À rebour del 1884 (titolo tradotto in italiano con A ritroso o anche Controcorrente) rappresenta il primo successo editoriale di Huysmans precedente alla conversione, e costituisce già una prima “rottura”, seppur solo artistica, col passato, ossia col Naturalismo vero e proprio. In tale romanzo le qualità letterarie, l’estetismo, l’erudizione e le stravaganze di Huysmans si combinano in un tentativo di dare un senso alla propria esistenza costruendone una tutta artificiale, in un ambiente altrettanto artificiale plasmato dal genio estetico dello scrittore, il quale si isola e chiude le porte a un mondo che lo disgusta, basato solo su utilità e profitto, e si dedica a costruire un microcosmo a sua immagine: lo arreda con gusto ricercato e sofisticatissimo attraverso piante rare, pietre preziose, profumi rari, opere d’arte e libri dal tocco esotico e dal profondo significato simbolico, che solo il protagonista poteva cogliere e ordinare nel proprio mondo interiore, per soddisfare così il suo inesausto desiderio del bello. La vita esterna e di relazione, invece, è praticamente nulla e volta alla più completa dissolutezza. Des Esseints, il protagonista del romanzo che altri non è se non l’autore stesso, passa dai piaceri carnali a quelli procurati dall’assistere alle pompe della liturgia cattolica, coi suoi inni antichissimi e lo splendore del canto gregoriano ben eseguito, intendendoli non come due poli “spirituali” che si oppongono, ma come due momenti diversi di un unico piacere da assaporare. Ma tutto ciò non può durare a lungo e il contrasto comincia a manifestarsi. Non può durare a lungo neppure questo artificioso stile di vita: la nevrosi dilaga e il medico lo rispedisce dalla periferia, dove si era sistemato creando il suo mondo artificiale, a Parigi. E con la nevrosi lo scavo intellettuale e interiore di Huysmans, grandissimo peccatore, misantropo ma uomo di intelligenza acuta e mai banale, snob ma non radical chic, prosegue, e sebbene ancora sordo ai richiami di una formazione religiosa – che aveva ricevuto da ragazzo per poi rigettarla come “infantile” – l’opera della Grazia comincia poco alla volta a insinuarsi nella sua anima ferita: e ciò proprio attraverso la bellezza della mistica, del canto e della liturgia. Emblematico rimane il commento del critico Barbey d’Aurevilly dopo il successo di À rebour: «Dopo un libro simile all’autore non resta che una scelta: o la canna di una pistola o i piedi della croce».

 

Nel successivo Là-bas (in italiano: Laggiù o L’abisso), scritto nel 1891 e vero best seller dell’epoca, la malsana curiosità dello scrittore, intrisa di sensualità, sollecitato dagli studi che sta compiendo su Gilles de Rais (luogotenente di santa Giovanna d’Arco e caso clamoroso di mostruosa violenza pedofila associata a pratiche satanistiche) sente il bisogno di esplorare il mondo dell’occultismo e del satanismo, dove sesso e spiritualità rovesciata si incontrano, e dal cui squallore malefico pure un peccatore del suo calibro si sente scosso. Quell’esperienza estrema, raccontata nel romanzo, diviene infatti un provvidenziale choc: non solo per il suo nuovo alter ego romanzesco, Durtal, ma soprattutto per Huysmans stesso.
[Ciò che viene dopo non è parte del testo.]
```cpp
MSFM_API int msfm_ba_run(msfm_ba* ba, const msfm_ba_options* opt, msfm_ba_summary* sum) {
  if (!ba || !opt || !sum) return MSFM_E_INVAL;
  msfm_ctx* ctx = ba->ctx;
  if (ctx->world != ba->world_at_create)
    return msfm_set_error(ctx, MSFM_E_INVAL, "msfm_ctx_set_allreduce must be called before msfm_ba_create");
  HIP_TRY(ctx, hipSetDevice(ctx->device));
  hipStream_t s = ctx->stream;
  struct Events {
    hipEvent_t a = nullptr, b = nullptr;
    ~Events() { if (a) (void)hipEventDestroy(a); if (b) (void)hipEventDestroy(b); }
  } evs;
  hipEvent_t& ev0 = evs.a;
  hipEvent_t& ev1 = evs.b;
  const auto run_t0 = std::chrono::steady_clock::now();
  const bool verbose = msfm_env_process().verbose && ctx->rank == 0;
  auto lap = [&](const char* what) {
    if (verbose) fprintf(stderr, "msfm: run %-31s %7.2f ms\n", what, std::chrono::duration<double, std::milli>(std::chrono::steady_clock::now() - run_t0).count());
  };
  HIP_TRY(ctx, hipEventCreate(&ev0));
  HIP_TRY(ctx, hipEventCreate(&ev1));
  HIP_TRY(ctx, hipEventRecord(ev0, s));
  sum->num_residuals = ba->n_residuals;
  sum->num_reduced_params = ba->nred;
  sum->num_successful_steps = sum->num_unsuccessful_steps = 0;
  sum->setup_ms = ba->setup_ms;
  int rows = 0;
  auto push = [&](const msfm_ba_iteration& it) {
    if (sum->iterations && rows < sum->iterations_capacity) sum->iterations[rows] = it;
    rows++;
  };
  const int ncb = ba->ncb, nmb = ba->nmb, npb = ba->npb;
  if (ncb) hipLaunchKernelGGL(k_fill, dim3(cdiv(6 * ncb, 256)), dim3(256), 0, s, 6 * ncb, 1.0, ba->scale_c.p);
  if (nmb) hipLaunchKernelGGL(k_fill, dim3(cdiv(3 * nmb, 256)), dim3(256), 0, s, 3 * nmb, 1.0, ba->scale_m.p);
  if (npb) hipLaunchKernelGGL(k_fill, dim3(cdiv(3 * npb, 256)), dim3(256), 0, s, 3 * npb, 1.0, ba->scale_p.p);
  hipLaunchKernelGGL(k_rot_cache, dim3(cdiv(std::max(1, ba->Nc), 256)), dim3(256), 0, s, ba->Nc, ba->cam.p, ba->rot.p);
  {
    const size_t n0 = 6 * (size_t)ba->Nc, n1 = 3 * (size_t)ba->Nm, n2 = 3 * (size_t)ba->Np;
    hipLaunchKernelGGL(k_copy3, dim3(cdiv((long)std::max(n0, std::max(n1, n2)), 256)), dim3(256), 0, s, n0, ba->cam.p, ba->cam_c.p, n1,
                       ba->model.p, ba->model_c.p, n2, ba->pt.p, ba->pt_c.p);
  }
  if (ba->NCR > 0)
    hipLaunchKernelGGL(k_cam_points, dim3(cdiv(ba->NCR, 256)), dim3(256), 0, s, ba->NCR, ba->cm_pt.p, ba->pt.p, ba->cm_X.p, ba->cm_Xc.p);
  lap("scales reset");
  hipLaunchKernelGGL(k_zero_int, dim3(1), dim3(1), 0, s, ba->fail.p);
  BaRunState st;
  double radius = opt->initial_trust_region_radius, decrease_factor = 2.0;
  bool reuse_diag = false;
  enqueue_linearize_rest(ba, st, false, opt->huber_delta);
  lap("first evaluate enqueued");
  if (opt->jacobi_scaling) {
    MSFM_TRY(run_assemble(ba, st, opt, radius, false, 1));
    if (ncb) hipLaunchKernelGGL(k_make_scale, dim3(cdiv(6 * ncb, 256)), dim3(256), 0, s, 6 * ncb, ba->diag_c.p, ba->scale_c.p);
    if (nmb) hipLaunchKernelGGL(k_make_scale, dim3(cdiv(3 * nmb, 256)), dim3(256), 0, s, 3 * nmb, ba->diag_m.p, ba->scale_m.p);
    if (npb) hipLaunchKernelGGL(k_make_scale, dim3(cdiv(3 * npb, 256)), dim3(256), 0, s, 3 * npb, ba->diag_p.p, ba->scale_p.p);
    enqueue_linearize_rest(ba, st, false, opt->huber_delta);
  }
  int iteration = 0, num_invalid = 0, termination = 0;
  lap("iteration zero enqueued");
  double x_cost = 0.0;
  bool spec_inflight = false;
  auto assemble_and_step = [&](bool point_enqueued) -> int {
    LmDecide D;
    D.fresh = st.lin_pending ? 1 : 0;
    D.on = (iteration < opt->max_num_iterations && radius > opt->min_trust_region_radius) ? 1 : 0;
    AsmHandover h;
    MSFM_TRY(run_assemble(ba, st, opt, radius, reuse_diag, 0, point_enqueued, D.on ? &h : nullptr));
    if (D.on) MSFM_TRY(run_solve(ba, st, opt, h));
    MSFM_TRY(reduce_scalars(ba));
    D.x_cost = x_cost; D.radius = radius;
    D.min_relative_decrease = opt->min_relative_decrease; D.parameter_tolerance = opt->parameter_tolerance;
    D.function_tolerance = opt->function_tolerance; D.max_radius = opt->max_trust_region_radius; D.min_radius = opt->min_trust_region_radius;
    publish_scalars(ba, D);
    spec_inflight = false;
    if (D.on && ba->spec_on) {
      enqueue_linearize_rest(ba, st, true, opt->huber_delta, ba->spec.p);
      launch_point(ba, st, opt, radius, false, 0, true, true, ba->spec.p);
      st.lin_pending = false;
      spec_inflight = true;
    }
    MSFM_TRY(wait_scalars(ba));
    return MSFM_OK;
  };
  MSFM_TRY(assemble_and_step(false));
  x_cost = ba->h_scal[S_XCOST];
  msfm_ba_iteration it;
  memset(&it, 0, sizeof it);
  it.cost = x_cost; it.gradient_max_norm = ba->h_scal[S_GMAX]; it.trust_region_radius = radius;
  it.step_is_valid = 1; it.step_is_successful = 1;
  sum->initial_cost = x_cost;
  for (;;) {
    if (it.step_is_successful && iteration > 0) sum->num_successful_steps++;
    it.trust_region_radius = radius;
    push(it);
    if (verbose && iteration < 6) lap("iteration read back");
    if (opt->progress_to_stdout && ctx->rank == 0)
      printf("%4d  cost %.6e  change %.3e  |grad| %.3e  |step| %.3e  rho %.3e  radius %.3e\n", iteration, it.cost,
             it.cost_change, it.gradient_max_norm, it.step_norm, it.relative_decrease, radius);
    if (iteration >= opt->max_num_iterations) { termination = MSFM_BA_NO_CONVERGENCE; break; }
    if (it.gradient_max_norm <= opt->gradient_tolerance) { termination = MSFM_BA_CONVERGENCE_GRADIENT; break; }
    if (radius <= opt->min_trust_region_radius) { termination = MSFM_BA_MIN_RADIUS; break; }
    const double prev_gmax = it.gradient_max_norm;
    memset(&it, 0, sizeof it);
    iteration++;
    if ((long)ba->h_scal[S_FAIL] >= MSFM_FAIL_SYNC)
      return msfm_set_error(ctx, MSFM_E_DEVICE, "a bounded in-kernel wait of the back substitution ran out (MSFM_SYNC_TIMEOUT_S)");
    const int code = (int)ba->h_scal[H_CODE];
    const double mcc = ba->h_scal[S_MCC], cand_cost = ba->h_scal[S_COST], dx2 = ba->h_scal[S_DX2], x2 = ba->h_scal[S_X2];
    if (code < LM_INVALID || code > LM_REJECT) return msfm_set_error(ctx, MSFM_E_DEVICE, "no verdict for the step (code %d)", code);
    it.step_is_valid = code != LM_INVALID;
    bool relinearise = false;
    if (!it.step_is_valid) {
      if (++num_invalid >= opt->max_num_consecutive_invalid_steps) { termination = MSFM_BA_FAILURE; break; }
      radius = radius / decrease_factor; decrease_factor *= 2.0; reuse_diag = true;
      it.cost = x_cost; it.gradient_max_norm = prev_gmax;
      sum->num_unsuccessful_steps++;
    } else {
      num_invalid = 0;
      it.step_norm = std::sqrt(dx2);
      (void)x2;
      if (code == LM_PARAM_TOL) { termination = MSFM_BA_CONVERGENCE_PARAMETER; break; }
      it.cost_change = x_cost - cand_cost;
      if (code == LM_FUNC_TOL) { termination = MSFM_BA_CONVERGENCE_FUNCTION; break; }
      it.relative_decrease = (x_cost - cand_cost) / mcc;
      if (code == LM_ACCEPT) {
        ba->cam.swap(ba->cam_c); ba->model.swap(ba->model_c); ba->pt.swap(ba->pt_c); ba->rot.swap(ba->rot_c); ba->cm_X.swap(ba->cm_Xc);
        relinearise = true;
        it.step_is_successful = 1;
        radius = ba->h_scal[H_RADIUS];
        decrease_factor = 2.0; reuse_diag = false;
      } else {
        it.step_is_successful = 0; it.cost = cand_cost; it.gradient_max_norm = prev_gmax;
        radius = radius / decrease_factor; decrease_factor *= 2.0; reuse_diag = true;
        sum->num_unsuccessful_steps++;
      }
    }
    bool point_enqueued = false;
    if (relinearise) {
      if (spec_inflight && radius > opt->min_trust_region_radius) {
        st.lin_pending = true;
        st.lin_huber = opt->huber_delta;
        point_enqueued = true;
      } else {
        enqueue_linearize_rest(ba, st, false, opt->huber_delta);
      }
    }
    MSFM_TRY(assemble_and_step(point_enqueued));
    if (relinearise) {
      x_cost = ba->h_scal[S_XCOST];
      it.cost = x_cost;
      it.gradient_max_norm = ba->h_scal[S_GMAX];
    }
  }
  sum->termination = termination;
  sum->num_iterations = rows - 1;
  sum->final_cost = x_cost;
  lap("loop done");
  HIP_TRY(ctx, hipEventRecord(ev1, s));
  HIP_TRY(ctx, hipEventSynchronize(ev1));
  lap("synchronised");
// ... 16 lines not shown
```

E’ proprio a seguito del successo di Là-bas che egli approderà alla fede, avvertendo il bisogno di una purificazione dalla stanchezza e dalla nausea. Huysmans si rende pienamente conto, insomma, che per riuscire ad evadere dalla propria fogna non doveva che dar finalmente sfogo a quel sin lì ancora non pienamente consapevolizzato suo desiderio di credere, manifestatosi appunto attraverso il profondo interesse per la liturgia, la mistica, l’arte.

I suddetti due romanzi sono dunque premessa per il suo approdo a Dio; tant’è che egli così scriverà nella Prefazione dell’autore scritta vent’anni dopo, per l’edizione di À rebour del 1904: «La Provvidenza mi fu misericordiosa e la S. Vergine fu buona con me».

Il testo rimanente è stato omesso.